I planted about 4 acres of brown top millet on 08/20/09. Yeah I messed up and planted so it will be maturing in between dove seasons. My question is what does it look like when matured? It is getting a lighter colored green, some of it yellowish, does it turn brown when matured or all yellow? Can I leave most of it standing until I get ready for the birds or will all the seed fall off and rot?


----------



## Jim P (Oct 14, 2009)

When it turns brown, it's mature. After yellow it will start turning brown, I don't think it will hurt to stand for a little while before you have to cut it.


----------



## Delane01 (Oct 14, 2009)

The seed normally do not just fall off. It will last a while if you let it stand. Cutting strips (mowing) and racking or using a drag to break more seed off and uncover ground seed is a good practice.

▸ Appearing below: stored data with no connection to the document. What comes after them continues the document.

struct WgradGroup {
  ptv_wgrad_job jobs[8]; int n = 0; int P; void* stream;
  WgradGroup(int prec, void* st) : P(prec), stream(st) {}
  int add(int M, int N, long K, const void* A, long lda, int a_bf16, const void* B, long ldb, int b_bf16, float* C, long ldc, float* csum,
          const int* k_top = nullptr, long k_unit = 0, int k_rev = 0, int accumulate = 1, const int* seg_n = nullptr, long seg_unit = 0,
          int seg_period = 0) {
    if (P == PTV_PREC_BF16 && K >= 512) {
      if (n == 8) PTV_TRY(flush());
      jobs[n++] = ptv_wgrad_job{M, N, (int)K, A, lda, B, ldb, C, ldc, 1.f, accumulate, (a_bf16 ? 1 : 0) | (b_bf16 ? 2 : 0), 0, csum, k_top, k_unit, k_rev,
                                seg_n, seg_n ? seg_unit : 0, seg_n ? seg_period : 0};
      return PTV_OK;
    }
    if (k_top) return PTV_ERR_ARG;
    PTV_TRY(ptv_gemm(P, 1, 1, M, N, (int)K, A, lda, B, ldb, C, ldc, nullptr, 1.f, accumulate, 0, 0, (a_bf16 ? A16 : 0) | (b_bf16 ? B16 : 0), stream));
    if (csum) PTV_TRY(ptv_colsum(csum, A, lda, K, M, nullptr, 1, a_bf16, stream));
// ... 128 lines not shown
                   0, 0, 0, stream));
  return PTV_OK;
}

extern "C" int ptv_chord_decoder_bwd(const void* const* t, const long* d, void* stream) {
  if (!t || !d) return PTV_ERR_ARG;
  const int B = (int)d[PTV_CDB_D_B], T = (int)d[PTV_CDB_D_T], H = (int)d[PTV_CDB_D_H], I = (int)d[PTV_CDB_D_I], Z = (int)d[PTV_CDB_D_Z],
            Zi = (int)d[PTV_CDB_D_ZI], P = (int)d[PTV_CDB_D_PREC], abf = d[PTV_CDB_D_ACT_BF16] ? 1 : 0, persist = (int)d[PTV_CDB_D_PERSIST],
            S = (int)d[PTV_CDB_D_SPLITK];
  if (B <= 0 || T <= 0 || H <= 0 || I <= 0 || Z <= 0 || Zi <= 0 || (P != PTV_PREC_F32 && P != PTV_PREC_BF16)) return PTV_ERR_ARG;
  for (int i = 0; i < PTV_CDB_COUNT; i++) {
    const bool optional = i == PTV_CDB_WT16_HH || i == PTV_CDB_DROOT || i == PTV_CDB_DCHROMA || i == PTV_CDB_DBASS || i == PTV_CDB_DHZ ||
                          i == PTV_CDB_XCH || i == PTV_CDB_PART || i == PTV_CDB_SYNC || i == PTV_CDB_WAIT_EVENT || i == PTV_CDB_RECORD_EVENT;
    if (!t[i] && !optional) return PTV_ERR_ARG;
  }
  if (persist && (!t[PTV_CDB_WT16_HH] || !t[PTV_CDB_XCH] || !t[PTV_CDB_SYNC] || !abf || (S && !t[PTV_CDB_PART]))) return PTV_ERR_ARG;
  if (!persist && !t[PTV_CDB_DHZ]) return PTV_ERR_ARG;
  hipStream_t s = (hipStream_t)stream;
  const long TB = (long)T * B, ld_ih = (long)I + Zi;
  const float* hall = (const float*)T_(t, PTV_CDB_HALL);
  const float* hs = hall + (long)B * H;
  float* dhs = M_<float>(t, PTV_CDB_DHS);
  const int heads[3][4] = {{PTV_CDB_DROOT, PTV_CDB_W_ROOT, PTV_CDB_G_W_ROOT, PTV_CDB_G_B_ROOT},
                           {PTV_CDB_DCHROMA, PTV_CDB_W_CHROMA, PTV_CDB_G_W_CHROMA, PTV_CDB_G_B_CHROMA},
                           {PTV_CDB_DBASS, PTV_CDB_W_BASS, PTV_CDB_G_W_BASS, PTV_CDB_G_B_BASS}};
  const int ncls[3] = {(int)d[PTV_CDB_D_NROOT], (int)d[PTV_CDB_D_NCHROMA], (int)d[PTV_CDB_D_NBASS]};
  bool have = false;
  WgradGroup wg(P, stream);
  for (int k = 0; k < 3; k++) {
    const void* dl = T_(t, heads[k][0]);
    if (!dl) continue;
    const int n = ncls[k];
    PTV_TRY(ptv_gemm(P, 0, 1, (int)TB, H, n, dl, n, T_(t, heads[k][1]), H, dhs, H, nullptr, 1.f, have ? 1 : 0, 0, 0, 0, stream));
    have = true;
    PTV_TRY(wg.add(n, H, TB, dl, n, 0, hs, H, 0, M_<float>(t, heads[k][2]), H, M_<float>(t, heads[k][3])));
  }
  PTV_TRY(wg.flush());
  if (!have && hipMemsetAsync(dhs, 0, sizeof(float) * TB * H, s) != hipSuccess) return PTV_ERR_LAUNCH;
  void* dgi = M_<void>(t, PTV_CDB_DGI); void* dgh = M_<void>(t, PTV_CDB_DGH);
  float* dh0 = M_<float>(t, PTV_CDB_DH0);
  if (persist) {
    const float* hall_[1] = {hall}; const void* gates_[1] = {T_(t, PTV_CDB_GATES)}; const void* wt_[1] = {T_(t, PTV_CDB_WT16_HH)};
    const void* ext_[1] = {dhs}; const long ext_step[1] = {(long)B * H}, ext_ld[1] = {(long)H}; const int ext_bf[1] = {0};
    const float* last_[1] = {nullptr}; const long last_ld[1] = {0};
    void* dgi_[1] = {dgi}; void* dgh_[1] = {dgh}; float* dh0_[1] = {dh0}; const int rev[1] = {0};
    void* xch_[1] = {M_<void>(t, PTV_CDB_XCH)}; float* part_[1] = {M_<float>(t, PTV_CDB_PART)};
    if (t[PTV_CDB_WAIT_EVENT] && hipStreamWaitEvent(s, (hipEvent_t)const_cast<void*>(t[PTV_CDB_WAIT_EVENT]), 0) != hipSuccess) return PTV_ERR_LAUNCH;
    if (S) PTV_TRY(ptv_gru_persist_bwd_splitk(S, 1, B, H, T, hall_, gates_, wt_, ext_, ext_step, ext_ld, ext_bf, last_, last_ld, dgi_, dgh_, dh0_, rev,
                                              xch_, part_, M_<unsigned>(t, PTV_CDB_SYNC), stream));
    else PTV_TRY(ptv_gru_persist_bwd(1, B, H, T, hall_, gates_, wt_, ext_, ext_step, ext_ld, ext_bf, last_, last_ld, dgi_, dgh_, dh0_, rev, xch_,
                                     M_<unsigned>(t, PTV_CDB_SYNC), stream));
    if (t[PTV_CDB_RECORD_EVENT] && hipEventRecord((hipEvent_t)const_cast<void*>(t[PTV_CDB_RECORD_EVENT]), s) != hipSuccess) return PTV_ERR_LAUNCH;
  } else {
    const void* w = t[PTV_CDB_WT16_HH] ? T_(t, PTV_CDB_WT16_HH) : T_(t, PTV_CDB_W_HH);
    const int flags = abf | (abf << 3) | ((t[PTV_CDB_WT16_HH] ? 1 : 0) << 4);
    PTV_TRY(ptv_gru_seq_bwd(P, B, H, T, hall, T_(t, PTV_CDB_GATES), w, dhs, (long)B * H, H, nullptr, 0, nullptr, 0, 0, 0, nullptr, dgi, dgh,
                            M_<float>(t, PTV_CDB_DHZ), dh0, 0, flags, stream));
  }
  const int A = abf ? A16 : 0;
  float* dzg = M_<float>(t, PTV_CDB_DZG);
  PTV_TRY(ptv_sum_steps_top(dzg, dgi, (long)B * 3 * H, T, (long)B * 3 * H, 0, abf, nullptr, stream));
  float* g_ih = M_<float>(t, PTV_CDB_G_W_IH);
  const float* w_ih = (const float*)T_(t, PTV_CDB_W_IH);
  float* dz_in = M_<float>(t, PTV_CDB_DZ_IN); float* dtok0 = M_<float>(t, PTV_CDB_DTOK0);
  PTV_TRY(ptv_gemm(P, 0, 1, B, Zi, 3 * H, dzg, 3L * H, w_ih + I, ld_ih, dz_in, Zi, nullptr, 1.f, 0, 0, 0, 0, stream));
  PTV_TRY(ptv_gemm(P, 0, 1, B, I, 3 * H, dgi, 3L * H, w_ih, ld_ih, dtok0, I, nullptr, 1.f, 0, 0, 0, A, stream));
  float* dz = M_<float>(t, PTV_CDB_DZ);
  PTV_TRY(ptv_gemm(P, 0, 1, B, Z, H, dh0, H, T_(t, PTV_CDB_W_ZHID), Z, dz, Z, nullptr, 1.f, 0, 0, 0, 0, stream));
  PTV_TRY(ptv_gemm(P, 0, 1, B, Z, Zi, dz_in, Zi, T_(t, PTV_CDB_W_ZIN), Z, dz, Z, nullptr, 1.f, 1, 0, 0, 0, stream));
  PTV_TRY(wg.add(3 * H, H, TB, dgh, 3L * H, abf, hall, H, 0, M_<float>(t, PTV_CDB_G_W_HH), H, M_<float>(t, PTV_CDB_G_B_HH)));
  PTV_TRY(wg.add(3 * H, Zi, B, dzg, 3L * H, 0, T_(t, PTV_CDB_Z_IN), Zi, 0, g_ih + I, ld_ih, M_<float>(t, PTV_CDB_G_B_IH)));
  PTV_TRY(wg.add(3 * H, I, TB, dgi, 3L * H, abf, T_(t, PTV_CDB_TOKS), I, 0, g_ih, ld_ih, nullptr));
  PTV_TRY(wg.add(H, Z, B, dh0, H, 0, T_(t, PTV_CDB_Z), Z, 0, M_<float>(t, PTV_CDB_G_W_ZHID), Z, M_<float>(t, PTV_CDB_G_B_ZHID)));
  PTV_TRY(wg.add(Zi, Z, B, dz_in, Zi, 0, T_(t, PTV_CDB_Z), Z, 0, M_<float>(t, PTV_CDB_G_W_ZIN), Z, M_<float>(t, PTV_CDB_G_B_ZIN)));
  PTV_TRY(wg.flush());
  PTV_TRY(ptv_colsum(M_<float>(t, PTV_CDB_G_INIT_INPUT), dtok0, I, B, I, nullptr, 1, 0, stream));
  return PTV_OK;
}

extern "C" int ptv_decoder_tf_bwd(const void* const* t, const long* d, void* stream) {
  if (!t || !d) return PTV_ERR_ARG;
  for (int i = 0; i < PTV_DTB_COUNT; i++)
    if (!t[i] && i != PTV_DTB_TOP_H && i != PTV_DTB_PART_T && i != PTV_DTB_WAIT_EVENT && i != PTV_DTB_RECORD_EVENT && i != PTV_DTB_PERM &&
        i != PTV_DTB_ROW_LEN && i != PTV_DTB_NS16S && i != PTV_DTB_DNS_S && i != PTV_DTB_DTOK_S && i != PTV_DTB_SEG_N)
      return PTV_ERR_ARG;
  const bool sorted = t[PTV_DTB_PERM] != nullptr;
  if (sorted != (t[PTV_DTB_ROW_LEN] != nullptr) || sorted != (t[PTV_DTB_NS16S] != nullptr) || sorted != (t[PTV_DTB_DNS_S] != nullptr) ||
      sorted != (t[PTV_DTB_DTOK_S] != nullptr) || (sorted && !t[PTV_DTB_TOP_H]))
    return PTV_ERR_ARG;
  const int* perm = (const int*)T_(t, PTV_DTB_PERM);
  const int* row_len = (const int*)T_(t, PTV_DTB_ROW_LEN);

  const int B = (int)d[PTV_DTB_D_B], E = (int)d[PTV_DTB_D_E], He = (int)d[PTV_DTB_D_HE], Ht = (int)d[PTV_DTB_D_HT], Hn = (int)d[PTV_DTB_D_HN],
            Hd = (int)d[PTV_DTB_D_HD], NP = (int)d[PTV_DTB_D_NP], Zs = (int)d[PTV_DTB_D_ZS], Zi = (int)d[PTV_DTB_D_ZI], nblk = (int)d[PTV_DTB_D_NBLK],
            S = (int)d[PTV_DTB_D_SPLITK];
  const long ldp = d[PTV_DTB_D_LDP];
  if (B <= 0 || E != 128 || Hn != 512 || Hd != 64 || NP != 130 || ldp < NP || nblk <= 0 || (S && !t[PTV_DTB_PART_T])) return PTV_ERR_UNSUPPORTED;
  const int R = 32 * B;
  const int* seg_n = t[PTV_DTB_PERM] ? (const int*)T_(t, PTV_DTB_SEG_N) : nullptr;
  if (seg_n && !ptv_wgrad_seg_supported(15L * R, R)) return PTV_ERR_ARG;
  const long M = 15L * R;
  const int P = PTV_PREC_BF16;
  hipStream_t s = (hipStream_t)stream, side = (hipStream_t)const_cast<void*>(t[PTV_DTB_SIDE_STREAM]);
  void* sside = (void*)side;
  const int psz = ptv_dur_gru_bwd_part_size();
  const int* top_h = (const int*)T_(t, PTV_DTB_TOP_H);
  const long top_unit = top_h ? R : 0;
  auto fork = [&](int k) -> int {
    hipEvent_t e = (hipEvent_t)const_cast<void*>(t[PTV_DTB_FORK_EVENT0 + k]);
    if (hipEventRecord(e, s) != hipSuccess || hipStreamWaitEvent(side, e, 0) != hipSuccess) return PTV_ERR_LAUNCH;
    return PTV_OK;
  };
  float* G_ = nullptr; (void)G_;
#define GB(i) M_<float>(t, i)

  float* ddur = GB(PTV_DTB_DDUR); float* dHD0 = GB(PTV_DTB_DHD0); float* part = GB(PTV_DTB_PART);
  const void* HD16 = T_(t, PTV_DTB_HD16);
  ptv_gemm_priority(1);
  PTV_TRY(ptv_dur_gru_bwd(Hd, M, nullptr, M * Hd, 4 * M * Hd, HD16, M * Hd, 1, ddur, 10, (const float*)T_(t, PTV_DTB_W_HH_D),
                          (const float*)T_(t, PTV_DTB_W_OUT_D), (const int*)T_(t, PTV_DTB_IDX), M, dHD0, part, nblk,
                          (const float*)T_(t, PTV_DTB_B_HH_D), (const float*)T_(t, PTV_DTB_TAB0), (const float*)T_(t, PTV_DTB_TAB), stream));
  PTV_TRY(fork(0));
  ptv_gemm_priority(0);
  PTV_TRY(ptv_dur_out_wgrad(ddur, 10, HD16, M * Hd, GB(PTV_DTB_G_W_OUT_D), M, Hd, sside));
  PTV_TRY(ptv_colsum(GB(PTV_DTB_TMP64), ddur, 64, M * 10 / 64, 64, nullptr, 1, 0, sside));
  PTV_TRY(ptv_colsum(GB(PTV_DTB_G_B_OUT_D), GB(PTV_DTB_TMP64), 2, 32, 2, nullptr, 1, 0, sside));
  PTV_TRY(ptv_colsum(GB(PTV_DTB_S), part, psz, nblk, psz, nullptr, 1, 0, sside));
  PTV_TRY(ptv_dur_bwd_finalize(GB(PTV_DTB_S), GB(PTV_DTB_G_W_HH_D), GB(PTV_DTB_G_B_HH_D), GB(PTV_DTB_G_B_IH_D), GB(PTV_DTB_G_W_IH_D), GB(PTV_DTB_G_SOS),
                               (const float*)T_(t, PTV_DTB_W_IH_D), (const float*)T_(t, PTV_DTB_SOS), 5, sside));

  float* dP = GB(PTV_DTB_DP);
  void* dNSUM = M_<void>(t, PTV_DTB_DNSUM); void* dY16 = M_<void>(t, PTV_DTB_DY16);
  ptv_gemm_priority(1);
  PTV_TRY(ptv_heads_bwd_rows(dP, ldp, dHD0, T_(t, PTV_DTB_PK_WDPT), T_(t, PTV_DTB_PK_WCAT), dNSUM, top_h ? 3 : 1, dY16, top_h, top_unit, row_len, M,
                             stream));
  PTV_TRY(fork(1));
  ptv_gemm_priority(0);
  {
    const __bf16* HN16 = (const __bf16*)T_(t, PTV_DTB_HN16);
    const __bf16* nsum = HN16 + (long)R * Hn;
    float* tmp = GB(PTV_DTB_TMP200); float* cs = GB(PTV_DTB_CS200);
    WgradGroup wg(P, sside);
    PTV_TRY(wg.add(200, Hn, M, dY16, 200, 1, nsum, Hn, 1, tmp, Hn, cs, top_h, top_unit, 0, 0, seg_n, R, 15));
    PTV_TRY(wg.add(Hd, NP, M, dHD0, Hd, 0, T_(t, PTV_DTB_PITCH), ldp, 0, GB(PTV_DTB_G_W_DH) + Hn, (long)Hn + NP, nullptr, top_h, top_unit, 0, 1, seg_n, R, 15));
    PTV_TRY(wg.flush());
    PTV_TRY(ptv_copy2d(GB(PTV_DTB_G_W_P), Hn, tmp, Hn, NP, Hn, 1.f, 1, sside));
    PTV_TRY(ptv_copy2d(GB(PTV_DTB_G_B_P), NP, cs, NP, 1, NP, 1.f, 1, sside));
    PTV_TRY(ptv_copy2d(GB(PTV_DTB_G_W_DH), (long)Hn + NP, tmp + 136L * Hn, Hn, Hd, Hn, 1.f, 1, sside));
    PTV_TRY(ptv_copy2d(GB(PTV_DTB_G_B_DH), Hd, cs + 136, Hd, 1, Hd, 1.f, 1, sside));
  }

  void* dgi_n = M_<void>(t, PTV_DTB_DGI_N); void* dgh_n = M_<void>(t, PTV_DTB_DGH_N);
  float* dHN0 = GB(PTV_DTB_DHN0); int* top_step = M_<int>(t, PTV_DTB_TOP_STEP);
  float* dGC = GB(PTV_DTB_DGC);
  float* dNS_out = GB(PTV_DTB_DNS); float* dtok_out = GB(PTV_DTB_DTOK);
  float* dNS = sorted ? GB(PTV_DTB_DNS_S) : dNS_out;
  float* dtok = sorted ? GB(PTV_DTB_DTOK_S) : dtok_out;
  const __bf16* wt_ih_n = (const __bf16*)T_(t, PTV_DTB_WT_IH_N);
  ptv_gemm_priority(1);
  PTV_TRY(ptv_notes_gru_persist_bwd_rows(T_(t, PTV_DTB_PK_NOTES_WT), T_(t, PTV_DTB_HN16), T_(t, PTV_DTB_GATES_N), dNSUM, dgi_n, dgh_n, dHN0,
                                         M_<void>(t, PTV_DTB_SCRATCH_N), R, 15 | (seg_n ? 0x10000 : 0), top_h, row_len, top_step, stream));
  PTV_TRY(ptv_sum_steps_seg(dGC, dgi_n, (long)R * 3 * Hn, 15, (long)R * 3 * Hn, 0, 1, top_step, seg_n, 3L * Hn, stream));
  if (hipMemsetAsync(dtok_out + 15L * R * E, 0, sizeof(float) * R * E, s) != hipSuccess) return PTV_ERR_LAUNCH;
  PTV_TRY(ptv_gemm_mtop_seg(P, 0, 0, (int)M, E, 3 * Hn, dgi_n, 3L * Hn, wt_ih_n + (long)Ht * 3 * Hn, 3L * Hn, dtok, E, nullptr, 1.f, 0, 0, 0, A16 | B16,
                            top_step, R, seg_n, R, 15, stream));
  PTV_TRY(ptv_gemm(P, 0, 0, R, Ht, 3 * Hn, dGC, 3L * Hn, wt_ih_n, 3L * Hn, dNS, Ht, nullptr, 1.f, 0, 0, 0, B16, stream));
  PTV_TRY(ptv_gemm(P, 0, 0, R, Ht, Hn, dHN0, Hn, T_(t, PTV_DTB_WT_T2N), Hn, dNS, Ht, nullptr, 1.f, 1, 0, 0, B16, stream));
  if (sorted) {
    PTV_TRY(ptv_scatter_rows(dNS_out, dNS, perm, R, Ht, 0, 0, 1, stream));
    PTV_TRY(ptv_scatter_rows_seg(dtok_out, dtok, perm, R, E, (long)R * E, (long)R * E, 15, seg_n, stream));
  }
  PTV_TRY(fork(2));
  ptv_gemm_priority(0);
  {
    const __bf16* HN16 = (const __bf16*)T_(t, PTV_DTB_HN16);
    const __bf16* NSf = sorted ? (const __bf16*)T_(t, PTV_DTB_NS16S) : (const __bf16*)T_(t, PTV_DTB_NS16) + (long)B * Ht;
    float* gw = GB(PTV_DTB_G_W_HH_N); float* gb = GB(PTV_DTB_G_B_HH_N); float* gih = GB(PTV_DTB_G_W_IH_N);
    WgradGroup wg(P, sside);
    PTV_TRY(wg.add(2 * Hn, Hn, M, dgi_n, 3L * Hn, 1, HN16, Hn, 1, gw, Hn, gb, top_step, R, 0, 1, seg_n, R, 15));
    PTV_TRY(wg.add(Hn, Hn, M, dgh_n, Hn, 1, HN16, Hn, 1, gw + 2L * Hn * Hn, Hn, gb + 2 * Hn, top_step, R, 0, 1, seg_n, R, 15));
    PTV_TRY(wg.add(3 * Hn, Ht, R, dGC, 3L * Hn, 0, NSf, Ht, 1, gih, (long)Ht + E, GB(PTV_DTB_G_B_IH_N)));
    PTV_TRY(wg.add(3 * Hn, E, M, dgi_n, 3L * Hn, 1, T_(t, PTV_DTB_TOK_OP), E, 0, gih + Ht, (long)Ht + E, nullptr, top_step, R, 0, 1, seg_n, R, 15));
    PTV_TRY(wg.add(Hn, Ht, R, dHN0, Hn, 0, NSf, Ht, 1, GB(PTV_DTB_G_W_T2N), Ht, GB(PTV_DTB_G_B_T2N)));
    PTV_TRY(wg.flush());
  }

  void* dgi_t = M_<void>(t, PTV_DTB_DGI_T); void* dgh_t = M_<void>(t, PTV_DTB_DGH_T);
  float* dzhid = GB(PTV_DTB_DZHID); float* dZG = GB(PTV_DTB_DZG); float* dz_in = GB(PTV_DTB_DZ_IN); float* dTOKS = GB(PTV_DTB_DTOKS);
  float* dz = GB(PTV_DTB_DZ);
  const __bf16* wt_ih_t = (const __bf16*)T_(t, PTV_DTB_WT_IH_T);
  ptv_gemm_priority(1);
  {
    const float* hall_[1] = {(const float*)T_(t, PTV_DTB_NS)}; const void* gates_[1] = {T_(t, PTV_DTB_GATES_T)};
    const void* wt_[1] = {T_(t, PTV_DTB_WT_HH_T)};
    const void* ext_[1] = {dNS_out}; const long ext_step[1] = {(long)B * Ht}, ext_ld[1] = {(long)Ht}; const int ext_bf[1] = {0};
    const float* last_[1] = {nullptr}; const long last_ld[1] = {0};
    void* dgi_[1] = {dgi_t}; void* dgh_[1] = {dgh_t}; float* dh0_[1] = {dzhid}; const int rev[1] = {0};
    void* xch_[1] = {M_<void>(t, PTV_DTB_XCH)}; float* part_[1] = {M_<float>(t, PTV_DTB_PART_T)};
    if (t[PTV_DTB_WAIT_EVENT] && hipStreamWaitEvent(s, (hipEvent_t)const_cast<void*>(t[PTV_DTB_WAIT_EVENT]), 0) != hipSuccess) return PTV_ERR_LAUNCH;
    if (S) PTV_TRY(ptv_gru_persist_bwd_splitk(S, 1, B, Ht, 32, hall_, gates_, wt_, ext_, ext_step, ext_ld, ext_bf, last_, last_ld, dgi_, dgh_, dh0_,
                                              rev, xch_, part_, M_<unsigned>(t, PTV_DTB_SYNC), stream));
    else PTV_TRY(ptv_gru_persist_bwd(1, B, Ht, 32, hall_, gates_, wt_, ext_, ext_step, ext_ld, ext_bf, last_, last_ld, dgi_, dgh_, dh0_, rev, xch_,
                                     M_<unsigned>(t, PTV_DTB_SYNC), stream));
    if (t[PTV_DTB_RECORD_EVENT] && hipEventRecord((hipEvent_t)const_cast<void*>(t[PTV_DTB_RECORD_EVENT]), s) != hipSuccess) return PTV_ERR_LAUNCH;
  }
  PTV_TRY(ptv_sum_steps_top(dZG, dgi_t, (long)B * 3 * Ht, 32, (long)B * 3 * Ht, 0, 1, nullptr, stream));
  PTV_TRY(ptv_gemm(P, 0, 0, B, Zi, 3 * Ht, dZG, 3L * Ht, wt_ih_t + 2L * He * 3 * Ht, 3L * Ht, dz_in, Zi, nullptr, 1.f, 0, 0, 0, B16, stream));
  if (hipMemsetAsync(dTOKS + 32L * B * 2 * He, 0, sizeof(float) * B * 2 * He, s) != hipSuccess) return PTV_ERR_LAUNCH;
  PTV_TRY(ptv_gemm(P, 0, 0, R, 2 * He, 3 * Ht, dgi_t, 3L * Ht, wt_ih_t, 3L * Ht, dTOKS, 2L * He, nullptr, 1.f, 0, 0, 0, A16 | B16, stream));
  PTV_TRY(ptv_gemm(P, 0, 0, B, Zs, Ht, dzhid, Ht, T_(t, PTV_DTB_WT_ZHID), Ht, dz, Zs, nullptr, 1.f, 0, 0, 0, B16, stream));
  PTV_TRY(ptv_gemm(P, 0, 0, B, Zs, Zi, dz_in, Zi, T_(t, PTV_DTB_WT_ZIN), Zi, dz, Zs, nullptr, 1.f, 1, 0, 0, B16, stream));
  PTV_TRY(fork(3));
  ptv_gemm_priority(0);
  {
    const __bf16* NS16 = (const __bf16*)T_(t, PTV_DTB_NS16);
    float* g_ih = GB(PTV_DTB_G_W_IH_T); float* gb_ih = GB(PTV_DTB_G_B_IH_T); float* gb_hh = GB(PTV_DTB_G_B_HH_T);
    const long ld_t = 2L * He + Zi;
    WgradGroup wg(P, sside);
    PTV_TRY(wg.add(3 * Ht, Ht, R, dgh_t, 3L * Ht, 1, NS16, Ht, 1, GB(PTV_DTB_G_W_HH_T), Ht, gb_hh));
    PTV_TRY(wg.add(3 * Ht, Zi, B, dZG, 3L * Ht, 0, T_(t, PTV_DTB_Z_IN), Zi, 0, g_ih + 2 * He, ld_t, gb_ih));
    PTV_TRY(wg.add(3 * Ht, 2 * He, R, dgi_t, 3L * Ht, 1, T_(t, PTV_DTB_TOKS), 2L * He, 0, g_ih, ld_t, nullptr));
    PTV_TRY(wg.add(Ht, Zs, B, dzhid, Ht, 0, T_(t, PTV_DTB_Z), Zs, 0, GB(PTV_DTB_G_W_ZHID), Zs, GB(PTV_DTB_G_B_ZHID)));
    PTV_TRY(wg.add(Zi, Zs, B, dz_in, Zi, 0, T_(t, PTV_DTB_Z), Zs, 0, GB(PTV_DTB_G_W_ZIN), Zs, GB(PTV_DTB_G_B_ZIN)));
    PTV_TRY(wg.flush());
    PTV_TRY(ptv_colsum(GB(PTV_DTB_G_INIT_INPUT), dTOKS, 2L * He, B, 2 * He, nullptr, 1, 0, sside));
  }
  ptv_gemm_priority(1);
#undef GB
  return PTV_OK;
}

This will regerminate repeatedly.


----------



## sasmojoe (Oct 15, 2009)

*millet*

1st frost will kill it and it will turn brown whether its ready or not


----------



## BirdNut (Oct 16, 2009)

I have found Brown Top Millet isn't very mature at all.  A lot of times I hear snickering from the millet.  I think its either my shooting or perhaps my general appearance, but still not nice.


----------



## Foxhole Jr (Oct 16, 2009)

Birdnut,
I think your right, I heard it yesterday while I was there talking to it, trying to get it to grow.


----------



## BirdNut (Oct 16, 2009)

Foxhole,  be careful if it talks back.  Also, in the spirit of Halloween, I stay out of the corn after seeing a movie called Dead Birds.


----------



## Jim P (Oct 16, 2009)

Foxhole and birdnut, they let you guy's carry a weapon? LOL


----------